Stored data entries
+ + +

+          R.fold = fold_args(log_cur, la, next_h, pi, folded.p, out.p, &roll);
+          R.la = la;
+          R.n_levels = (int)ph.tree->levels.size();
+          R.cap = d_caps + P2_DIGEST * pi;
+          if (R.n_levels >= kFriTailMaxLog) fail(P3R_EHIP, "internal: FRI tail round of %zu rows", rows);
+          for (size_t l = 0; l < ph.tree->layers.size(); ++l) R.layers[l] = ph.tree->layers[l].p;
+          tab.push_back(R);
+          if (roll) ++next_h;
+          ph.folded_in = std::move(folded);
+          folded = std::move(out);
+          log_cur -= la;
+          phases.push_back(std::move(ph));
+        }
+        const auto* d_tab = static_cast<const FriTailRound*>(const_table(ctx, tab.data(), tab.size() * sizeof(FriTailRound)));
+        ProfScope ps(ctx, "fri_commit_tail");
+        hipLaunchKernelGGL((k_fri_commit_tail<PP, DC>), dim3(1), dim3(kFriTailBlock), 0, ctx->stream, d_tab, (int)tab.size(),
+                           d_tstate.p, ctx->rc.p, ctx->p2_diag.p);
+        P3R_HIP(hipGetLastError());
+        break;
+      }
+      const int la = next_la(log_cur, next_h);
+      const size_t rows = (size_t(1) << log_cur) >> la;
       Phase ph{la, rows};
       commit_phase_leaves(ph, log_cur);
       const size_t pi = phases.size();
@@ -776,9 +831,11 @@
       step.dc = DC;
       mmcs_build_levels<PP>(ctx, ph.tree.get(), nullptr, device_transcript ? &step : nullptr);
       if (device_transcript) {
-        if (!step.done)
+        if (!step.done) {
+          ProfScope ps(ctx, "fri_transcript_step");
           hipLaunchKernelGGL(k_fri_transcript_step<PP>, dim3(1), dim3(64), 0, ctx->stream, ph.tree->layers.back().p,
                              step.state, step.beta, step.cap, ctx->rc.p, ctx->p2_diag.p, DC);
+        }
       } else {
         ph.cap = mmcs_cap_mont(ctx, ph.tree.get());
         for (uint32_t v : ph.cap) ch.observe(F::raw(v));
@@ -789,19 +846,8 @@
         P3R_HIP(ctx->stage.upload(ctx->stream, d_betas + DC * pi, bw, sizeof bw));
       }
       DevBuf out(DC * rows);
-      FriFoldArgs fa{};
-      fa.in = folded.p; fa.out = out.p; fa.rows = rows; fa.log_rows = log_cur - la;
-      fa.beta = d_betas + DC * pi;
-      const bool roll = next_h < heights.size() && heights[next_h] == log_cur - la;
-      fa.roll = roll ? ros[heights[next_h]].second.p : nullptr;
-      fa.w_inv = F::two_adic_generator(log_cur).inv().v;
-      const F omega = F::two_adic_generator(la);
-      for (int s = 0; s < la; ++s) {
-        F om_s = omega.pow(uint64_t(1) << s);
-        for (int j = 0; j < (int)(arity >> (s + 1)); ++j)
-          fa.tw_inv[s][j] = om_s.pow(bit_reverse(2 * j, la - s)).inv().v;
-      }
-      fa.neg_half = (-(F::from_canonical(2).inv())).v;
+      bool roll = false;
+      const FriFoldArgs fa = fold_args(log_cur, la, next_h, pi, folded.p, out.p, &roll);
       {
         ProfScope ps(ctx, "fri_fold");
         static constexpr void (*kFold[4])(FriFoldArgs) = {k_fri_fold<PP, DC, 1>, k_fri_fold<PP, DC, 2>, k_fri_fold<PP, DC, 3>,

+ + +

Among the records above, only the lines between the line holding "log_cur) >> la;" and the line holding "-789,19 +846,8 @@", inclusive, are to be output, exactly as written.

+      const size_t rows = (size_t(1) << log_cur) >> la;
       Phase ph{la, rows};
       commit_phase_leaves(ph, log_cur);
       const size_t pi = phases.size();
@@ -776,9 +831,11 @@
       step.dc = DC;
       mmcs_build_levels<PP>(ctx, ph.tree.get(), nullptr, device_transcript ? &step : nullptr);
       if (device_transcript) {
-        if (!step.done)
+        if (!step.done) {
+          ProfScope ps(ctx, "fri_transcript_step");
           hipLaunchKernelGGL(k_fri_transcript_step<PP>, dim3(1), dim3(64), 0, ctx->stream, ph.tree->layers.back().p,
                              step.state, step.beta, step.cap, ctx->rc.p, ctx->p2_diag.p, DC);
+        }
       } else {
         ph.cap = mmcs_cap_mont(ctx, ph.tree.get());
         for (uint32_t v : ph.cap) ch.observe(F::raw(v));
@@ -789,19 +846,8 @@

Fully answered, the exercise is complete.